FIG. 1 is a partial side elevational view of the self-adjusting ladder mechanism of the present invention.

FIG. 2 shows a partial side elevational view of an alternative embodiment of the self-adjusting ladder mechanism of the present invention.


Referring now more particularly to FIG. 1 there is shown self-leveling attachment 10 coupled to ladder 12. The self-leveling attachment is generally U-shaped having parallel hollow channels 14 and 16. These hollow channels are connected together at their tops by, in this embodiment, a rigid hollow bridge channel 18. The bridge channel is rigid normally when the invention is used in conjunction with the manufacture of a new ladder. The channel 14 is coupled to leg 20 of ladder 12 by means of U bolts 22 and 24. Channel 16 is coupled to leg 26 of ladder 12 by means of U bolts 28 and 30. Bridge channel 18 bridges across the ladder approximately along one of the ladder steps so that it will not interfere with the normal operation of the ladder. Leg 32 is slidably received in channel 34 which is formed on the inside of tube 14. Thus the diameter of rod 32 is slightly smaller than the inside diameter of channel 34. Rod 32 includes a flattened section 36 which runs along the outside portion of the rod between positions 38 and 40 on the rod. Tube 14 is detented or dimpled as shown by dimple 42 so that shoulder 38 will abut against the dimple. Thus the rod will not fall out of the ladder when it is picked up. Rod 44 and tube 16 are constructed identically to rod 32 and tube 14 and thus will not be further expanded upon.

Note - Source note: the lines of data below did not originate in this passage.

#pragma unroll
        for (int t = 0; t < NT; ++t) creg[t] = 0.f;
        const __amdgpu_buffer_rsrc_t out_rs =
            O16 ? __builtin_amdgcn_make_buffer_rsrc(reinterpret_cast<_Float16*>(p.out) + m0 * T * OW, 0, (int)((uint32_t)nvalid * T * OW * 2u), 0x00020000)
                : __builtin_amdgcn_make_buffer_rsrc(p.out + m0 * T * OW, 0, (int)((uint32_t)nvalid * T * OW * 4u), 0x00020000);
        const int wlen = __builtin_amdgcn_readfirstlane(lens_s[wave & (SEQ - 1)]);
        auto copy_out = [&](int s_, const unsigned short* zsrc) {
            const bool on = s_ >= 0 && s_ < wlen && 2 * lane < H;
            const int tt_ = dir == 0 ? s_ : wlen - 1 - s_;
            const uint32_t v = *reinterpret_cast<const uint32_t*>(zsrc + wave * ZLD + 2 * lane);
            const uint32_t off = on ? (uint32_t)((wave * T + tt_) * OW + dir * H + 2 * lane) * 2u : OOB;
            __builtin_amdgcn_raw_buffer_store_b32(v, out_rs, off, 0, 0);
        };
        const unsigned short* pth = reinterpret_cast<const unsigned short*>(p.pt) + (int64_t)dir * H4;
        auto id_of = [&](int step) {
            int s_ = min(step, mylen - 1);
            s_ = s_ < 0 ? 0 : s_;
            const int t_ = dir == 0 ? s_ : mylen - 1 - s_;
            return ids_s[sq * T + (t_ < 0 ? 0 : t_)];
        };
        auto load_g = [&](int id, uint2 (&dst)[NT]) {
            const unsigned short* row = pth + (int64_t)id * GW;
#pragma unroll
            for (int t = 0; t < NT; ++t) {
                const int u = unit_d[t] < H ? unit_d[t] : H - 1;
                dst[t] = *reinterpret_cast<const uint2*>(row + 4 * u);
            }
        };
        uint2 ga[NT], gb[NT];
        load_g(id_of(0), ga);
#pragma unroll
        for (int t = 0; t < (O16 ? 1 : NT); ++t) __builtin_amdgcn_raw_buffer_store_b32(0u, out_rs, OOB, 0, 0);
        load_g(id_of(1), gb);
#pragma unroll
        for (int t = 0; t < (O16 ? 1 : NT); ++t) __builtin_amdgcn_raw_buffer_store_b32(0u, out_rs, OOB, 0, 0);
        int id_n = id_of(2);

        for (int step = 0; step < tmax; ++step) {
            const unsigned short* zc = z + (step & 1) * SEQ * ZLD;
            unsigned short* zn = z + ((step + 1) & 1) * SEQ * ZLD;
            f32x4 acc[NT];
#pragma unroll
            for (int t = 0; t < NT; ++t) {
                asm volatile("" : "+v"(ga[t].x), "+v"(ga[t].y));
                acc[t] = (f32x4){bf2f((unsigned short)(ga[t].x & 0xFFFFu)), bf2f((unsigned short)(ga[t].x >> 16)),
                                 bf2f((unsigned short)(ga[t].y & 0xFFFFu)), bf2f((unsigned short)(ga[t].y >> 16))};
                ga[t] = gb[t];
            }
            const bool live = step < mylen;
            const int tt = dir == 0 ? step : mylen - 1 - step;
            const unsigned short* zr = zc + sq * ZLD + 8 * kq;
            if (O16) copy_out(step - 1, zc);
#pragma unroll
            for (int kb = 0; kb < KB; ++kb) {
                const f16x8 hb = *reinterpret_cast<const f16x8*>(zr + 32 * kb);
#pragma unroll
                for (int t = 0; t < NT; ++t) acc[t] = __builtin_amdgcn_mfma_f32_16x16x32_f16(wreg[t][kb], hb, acc[t], 0, 0, 0);
                if (kb == 0) {
                    load_g(id_n, gb);
                    id_n = id_of(step + 3);
                }
            }
#pragma unroll
            for (int t = 0; t < NT; ++t) {
                uint32_t off = OOB;
                float hv = 0.f;
                if (NT * wave + t < ntiles) {
                    const bool dv = unit_d[t] < H;
                    float hn;
                    lstm_cell_v(acc[t], creg[t], hn);
                    if (dv) reinterpret_cast<_Float16*>(zn)[sq * ZLD + unit_d[t]] = (_Float16)hn;
                    if (dv && live) off = (uint32_t)((sq * T + tt) * OW + dir * H + unit_d[t]) * 4u;
                    hv = hn;
                }
                if (!O16) __builtin_amdgcn_raw_buffer_store_b32(__float_as_uint(hv), out_rs, off, 0, 0);
            }
            lds_barrier();
        }
        if (O16 && tmax > 0) copy_out(tmax - 1, z + (tmax & 1) * SEQ * ZLD);
        for (int s_ = 0; s_ < nvalid; ++s_) {
            const int64_t ob = (m0 + s_) * T * OW + (int64_t)dir * H;
            for (int t2 = lens_s[s_] + wave; t2 < T; t2 += 16)
                for (int col = lane; col < H; col += 64) {
                    if (O16) reinterpret_cast<_Float16*>(p.out)[ob + (int64_t)t2 * OW + col] = (_Float16)0.f;
                    else p.out[ob + (int64_t)t2 * OW + col] = 0.f;
                }
        }
    }
}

In this embodiment a plurality of steel balls 46 are movably received in bridge channel 18, as well as the channel formed by tubes 14 and 16. The diameters of the balls are slightly smaller than the inside diameters of the tube. When the feet 48 and 50 of the are positioned on surfaces which are not parallel, such as that shown in FIG. 1, the rods and balls will act to self-adjust the ladder. That is, rod 32 will extend downwardly to meet the surface 52 and rod 44 will also extend downwardly to meet surface 54, this of course due to gravity. The balls will follow the top portions 54 and 56 of the rods depending on the level of the feet 48 and 50. When a person mounts the first rung 58 of the ladder the steel balls will compress together because of the force applied by the tops of the rods 54 and 56 forming a U-shaped rigid structure among the rods and balls. It has been shown that the ladder will firmly support a man climbing it in the configuration shown in FIG. 1 with the leg 32 substantially extended and the leg 44 hardly extended at all. The embodiment shown in FIG. 2 is substantially similar to that shown in FIG. 1 except that the bridge channel 60 is made of a flexible material such as nylon or teflon tubing in lieu of the rigid metal tube 18 shown in FIG. 1. Thus this flexible tubing may be extended to different widths depending on the width of the particular ladder. Furthermore, the tubing 60 is mechanically coupled to parallel channels 14 and 16 by means of couplers 62 and 64. Thus there has been provided a truly self-leveling ladder without the need for imprecise and cumbersome discreet ratchets or holes for providing the adjustment. Furthermore, the device may be utilized on new ladders or retrofitted to various sizes of existing ladders.

Another distinct advantage of the device over prior art discreetly adjustable ladders is its suitability for use on soft surfaces such as sand or moist earth. Should either foot of the ladder sink into the soft surface after a person has ascended the ladder, the legs will automatically self-adjust to their new positions. The entire ladder will settle a bit but it will do so in a straight downward direction with no tendency to tip sideways placing the occupant in a potentially hazardous situation. This is definitely not true of prior art ladders which employ discreet incremental adjustments because the level of adjustment is locked into place prior to the person ascending the ladder.

From the foregoing description of the preferred embodiment of the invention, it is apparent that many modifications may be made therein. Thus, it is intended in the appended claims to cover all such modifications that fall within the true spirit and scope of this invention.